# [Assignment]
In the data beneath this task, how many lines contain "want"? Answer with the number only.

START Material provided

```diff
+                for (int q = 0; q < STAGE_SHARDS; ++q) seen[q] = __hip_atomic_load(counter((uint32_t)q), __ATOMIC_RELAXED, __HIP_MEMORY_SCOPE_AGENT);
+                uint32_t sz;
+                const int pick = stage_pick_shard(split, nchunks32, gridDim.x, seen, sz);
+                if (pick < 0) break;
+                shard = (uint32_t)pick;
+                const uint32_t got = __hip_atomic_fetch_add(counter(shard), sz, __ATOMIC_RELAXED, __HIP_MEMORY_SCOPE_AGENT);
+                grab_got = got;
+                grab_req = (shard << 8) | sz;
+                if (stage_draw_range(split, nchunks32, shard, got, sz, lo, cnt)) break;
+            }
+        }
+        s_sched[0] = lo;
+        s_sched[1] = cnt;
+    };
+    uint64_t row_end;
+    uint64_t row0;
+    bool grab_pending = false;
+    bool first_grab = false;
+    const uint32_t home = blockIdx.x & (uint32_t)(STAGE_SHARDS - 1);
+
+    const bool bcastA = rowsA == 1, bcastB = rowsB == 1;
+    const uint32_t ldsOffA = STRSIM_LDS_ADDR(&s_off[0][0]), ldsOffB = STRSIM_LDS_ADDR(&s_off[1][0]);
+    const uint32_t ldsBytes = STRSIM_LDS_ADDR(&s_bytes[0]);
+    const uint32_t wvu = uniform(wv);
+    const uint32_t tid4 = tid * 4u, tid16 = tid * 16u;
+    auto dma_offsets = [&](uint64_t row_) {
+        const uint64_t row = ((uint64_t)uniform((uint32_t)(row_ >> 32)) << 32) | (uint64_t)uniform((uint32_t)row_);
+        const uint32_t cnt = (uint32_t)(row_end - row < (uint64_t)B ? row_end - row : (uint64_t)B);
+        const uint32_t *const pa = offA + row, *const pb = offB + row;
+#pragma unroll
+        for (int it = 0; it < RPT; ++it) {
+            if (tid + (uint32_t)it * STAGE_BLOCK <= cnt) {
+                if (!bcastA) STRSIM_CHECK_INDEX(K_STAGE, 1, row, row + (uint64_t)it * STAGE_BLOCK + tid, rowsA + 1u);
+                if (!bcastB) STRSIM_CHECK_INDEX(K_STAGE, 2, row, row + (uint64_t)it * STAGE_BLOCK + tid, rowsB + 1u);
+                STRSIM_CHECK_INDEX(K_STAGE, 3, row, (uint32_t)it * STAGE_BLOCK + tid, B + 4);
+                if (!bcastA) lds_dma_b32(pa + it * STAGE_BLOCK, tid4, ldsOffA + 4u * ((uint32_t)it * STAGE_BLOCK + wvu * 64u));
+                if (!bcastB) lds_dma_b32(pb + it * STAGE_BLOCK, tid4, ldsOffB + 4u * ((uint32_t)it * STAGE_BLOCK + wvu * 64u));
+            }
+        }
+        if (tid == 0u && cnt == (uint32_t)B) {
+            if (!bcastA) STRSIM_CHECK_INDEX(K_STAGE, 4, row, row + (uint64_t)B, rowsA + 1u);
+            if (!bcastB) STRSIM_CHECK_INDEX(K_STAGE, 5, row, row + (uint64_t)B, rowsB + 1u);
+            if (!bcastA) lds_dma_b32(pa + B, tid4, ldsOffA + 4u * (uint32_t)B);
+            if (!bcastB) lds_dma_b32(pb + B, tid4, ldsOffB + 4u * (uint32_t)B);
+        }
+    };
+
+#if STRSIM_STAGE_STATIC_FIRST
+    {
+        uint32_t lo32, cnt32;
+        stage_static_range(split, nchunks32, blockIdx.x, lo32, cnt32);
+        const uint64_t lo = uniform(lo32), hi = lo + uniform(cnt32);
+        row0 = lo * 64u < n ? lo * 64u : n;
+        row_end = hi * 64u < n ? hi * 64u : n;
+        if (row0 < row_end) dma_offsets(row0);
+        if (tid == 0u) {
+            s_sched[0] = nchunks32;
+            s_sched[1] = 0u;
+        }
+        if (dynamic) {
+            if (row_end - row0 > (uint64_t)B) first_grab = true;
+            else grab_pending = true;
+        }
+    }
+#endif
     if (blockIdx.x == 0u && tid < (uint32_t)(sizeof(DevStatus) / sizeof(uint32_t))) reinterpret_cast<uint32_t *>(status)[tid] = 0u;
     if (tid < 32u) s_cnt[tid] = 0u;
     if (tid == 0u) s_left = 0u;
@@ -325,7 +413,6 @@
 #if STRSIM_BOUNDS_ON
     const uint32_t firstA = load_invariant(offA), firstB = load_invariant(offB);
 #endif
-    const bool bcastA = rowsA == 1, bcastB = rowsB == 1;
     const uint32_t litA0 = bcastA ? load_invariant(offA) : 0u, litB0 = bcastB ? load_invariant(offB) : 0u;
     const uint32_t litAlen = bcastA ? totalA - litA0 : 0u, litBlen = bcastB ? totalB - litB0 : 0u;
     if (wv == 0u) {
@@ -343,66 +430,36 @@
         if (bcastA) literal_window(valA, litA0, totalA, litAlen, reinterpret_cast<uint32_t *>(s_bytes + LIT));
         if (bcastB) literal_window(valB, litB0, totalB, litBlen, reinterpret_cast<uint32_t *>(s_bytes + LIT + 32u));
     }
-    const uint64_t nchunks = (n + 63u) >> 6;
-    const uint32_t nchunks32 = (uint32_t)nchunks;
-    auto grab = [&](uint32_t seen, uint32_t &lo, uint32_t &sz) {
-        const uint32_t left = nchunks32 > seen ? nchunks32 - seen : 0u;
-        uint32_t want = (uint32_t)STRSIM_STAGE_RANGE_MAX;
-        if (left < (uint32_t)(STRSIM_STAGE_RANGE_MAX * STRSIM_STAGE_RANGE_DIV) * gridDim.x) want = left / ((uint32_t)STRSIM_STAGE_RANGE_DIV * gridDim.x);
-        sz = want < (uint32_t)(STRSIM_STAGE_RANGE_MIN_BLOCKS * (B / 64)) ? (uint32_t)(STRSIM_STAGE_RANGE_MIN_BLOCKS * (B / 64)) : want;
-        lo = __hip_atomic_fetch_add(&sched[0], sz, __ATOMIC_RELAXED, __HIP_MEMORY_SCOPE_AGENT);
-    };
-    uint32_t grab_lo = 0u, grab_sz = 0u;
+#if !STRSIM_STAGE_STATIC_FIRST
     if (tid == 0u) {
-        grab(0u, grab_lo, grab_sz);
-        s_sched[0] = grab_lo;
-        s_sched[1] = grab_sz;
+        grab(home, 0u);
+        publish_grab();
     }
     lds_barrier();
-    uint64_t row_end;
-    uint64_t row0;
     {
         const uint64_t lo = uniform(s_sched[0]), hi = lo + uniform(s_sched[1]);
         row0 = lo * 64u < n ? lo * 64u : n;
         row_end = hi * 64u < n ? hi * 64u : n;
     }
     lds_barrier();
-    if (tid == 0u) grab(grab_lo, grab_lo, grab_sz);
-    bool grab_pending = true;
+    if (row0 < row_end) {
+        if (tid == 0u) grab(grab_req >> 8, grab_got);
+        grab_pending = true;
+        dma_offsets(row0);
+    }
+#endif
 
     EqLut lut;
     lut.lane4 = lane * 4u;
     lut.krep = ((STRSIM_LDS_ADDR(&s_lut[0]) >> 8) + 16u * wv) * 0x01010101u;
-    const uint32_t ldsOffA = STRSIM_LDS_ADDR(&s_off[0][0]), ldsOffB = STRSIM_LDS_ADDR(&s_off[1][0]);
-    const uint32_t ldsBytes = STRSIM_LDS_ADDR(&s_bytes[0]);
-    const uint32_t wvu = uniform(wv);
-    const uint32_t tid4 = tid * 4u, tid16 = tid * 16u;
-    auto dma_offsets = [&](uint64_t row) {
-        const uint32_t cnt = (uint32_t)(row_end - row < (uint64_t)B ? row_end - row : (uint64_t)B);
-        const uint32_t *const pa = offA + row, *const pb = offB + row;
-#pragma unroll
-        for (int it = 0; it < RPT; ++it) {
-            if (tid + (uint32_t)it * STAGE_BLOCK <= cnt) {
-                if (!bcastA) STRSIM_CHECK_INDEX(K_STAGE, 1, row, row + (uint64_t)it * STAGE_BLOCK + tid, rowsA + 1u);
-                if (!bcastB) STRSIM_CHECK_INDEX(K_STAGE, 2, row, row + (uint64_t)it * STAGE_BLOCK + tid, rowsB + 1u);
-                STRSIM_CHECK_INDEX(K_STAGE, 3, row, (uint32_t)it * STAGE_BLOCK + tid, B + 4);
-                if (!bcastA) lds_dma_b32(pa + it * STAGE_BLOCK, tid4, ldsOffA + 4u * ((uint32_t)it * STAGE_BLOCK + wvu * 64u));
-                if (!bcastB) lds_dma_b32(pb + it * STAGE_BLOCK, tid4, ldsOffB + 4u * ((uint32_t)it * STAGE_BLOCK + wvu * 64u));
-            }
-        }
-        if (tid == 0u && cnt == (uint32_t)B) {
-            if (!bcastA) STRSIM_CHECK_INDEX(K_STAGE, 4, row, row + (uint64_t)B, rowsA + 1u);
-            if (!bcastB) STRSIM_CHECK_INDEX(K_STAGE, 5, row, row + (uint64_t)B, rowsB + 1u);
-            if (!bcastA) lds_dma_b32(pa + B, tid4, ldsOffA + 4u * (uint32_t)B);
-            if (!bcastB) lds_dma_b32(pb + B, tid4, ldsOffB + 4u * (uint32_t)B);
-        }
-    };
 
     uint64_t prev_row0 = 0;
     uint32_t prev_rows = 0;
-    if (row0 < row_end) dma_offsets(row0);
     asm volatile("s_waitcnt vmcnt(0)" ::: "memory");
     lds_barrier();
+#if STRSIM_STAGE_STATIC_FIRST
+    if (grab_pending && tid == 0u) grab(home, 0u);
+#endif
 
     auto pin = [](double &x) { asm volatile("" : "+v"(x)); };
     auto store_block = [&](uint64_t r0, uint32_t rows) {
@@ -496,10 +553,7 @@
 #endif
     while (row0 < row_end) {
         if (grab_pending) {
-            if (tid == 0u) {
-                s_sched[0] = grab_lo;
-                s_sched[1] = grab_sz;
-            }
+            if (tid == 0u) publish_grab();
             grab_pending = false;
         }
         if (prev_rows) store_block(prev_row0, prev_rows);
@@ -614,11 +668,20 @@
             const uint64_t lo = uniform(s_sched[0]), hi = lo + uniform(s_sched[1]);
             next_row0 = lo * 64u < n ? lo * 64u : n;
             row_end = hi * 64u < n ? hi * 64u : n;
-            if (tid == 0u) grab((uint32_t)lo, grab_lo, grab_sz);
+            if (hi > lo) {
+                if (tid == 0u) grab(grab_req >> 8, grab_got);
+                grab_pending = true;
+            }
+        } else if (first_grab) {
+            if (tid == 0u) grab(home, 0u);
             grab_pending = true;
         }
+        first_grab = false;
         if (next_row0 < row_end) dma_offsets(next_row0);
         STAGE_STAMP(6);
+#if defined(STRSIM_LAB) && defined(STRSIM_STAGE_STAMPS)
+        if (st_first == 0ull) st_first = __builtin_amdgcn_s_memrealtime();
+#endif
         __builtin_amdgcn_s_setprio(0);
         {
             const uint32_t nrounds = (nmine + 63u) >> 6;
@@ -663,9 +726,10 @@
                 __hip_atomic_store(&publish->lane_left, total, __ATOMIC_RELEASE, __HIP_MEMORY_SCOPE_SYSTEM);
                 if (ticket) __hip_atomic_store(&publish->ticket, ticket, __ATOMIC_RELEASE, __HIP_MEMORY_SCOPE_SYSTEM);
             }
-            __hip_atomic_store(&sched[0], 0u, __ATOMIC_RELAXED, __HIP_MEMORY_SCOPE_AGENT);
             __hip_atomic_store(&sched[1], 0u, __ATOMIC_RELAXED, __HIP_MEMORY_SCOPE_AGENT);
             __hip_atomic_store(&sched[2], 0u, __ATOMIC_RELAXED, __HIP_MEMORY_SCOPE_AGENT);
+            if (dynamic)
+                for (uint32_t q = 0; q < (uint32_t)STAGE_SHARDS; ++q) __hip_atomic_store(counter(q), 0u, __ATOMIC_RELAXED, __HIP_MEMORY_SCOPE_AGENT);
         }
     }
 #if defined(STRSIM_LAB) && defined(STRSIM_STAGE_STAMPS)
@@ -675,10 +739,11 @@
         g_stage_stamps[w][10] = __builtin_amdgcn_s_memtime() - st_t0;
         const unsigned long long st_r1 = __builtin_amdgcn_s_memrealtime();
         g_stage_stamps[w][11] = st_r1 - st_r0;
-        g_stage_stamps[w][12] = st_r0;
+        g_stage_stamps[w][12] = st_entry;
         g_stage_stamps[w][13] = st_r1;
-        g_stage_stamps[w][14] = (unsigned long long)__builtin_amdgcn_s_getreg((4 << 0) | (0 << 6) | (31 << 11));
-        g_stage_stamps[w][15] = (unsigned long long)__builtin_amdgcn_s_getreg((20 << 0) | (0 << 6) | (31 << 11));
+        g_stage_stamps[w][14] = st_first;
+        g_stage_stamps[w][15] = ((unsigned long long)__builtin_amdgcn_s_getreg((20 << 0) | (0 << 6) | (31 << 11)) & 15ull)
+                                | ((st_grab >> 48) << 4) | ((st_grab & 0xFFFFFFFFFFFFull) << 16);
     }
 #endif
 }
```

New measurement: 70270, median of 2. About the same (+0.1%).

END Material provided

# [Exercise response]
3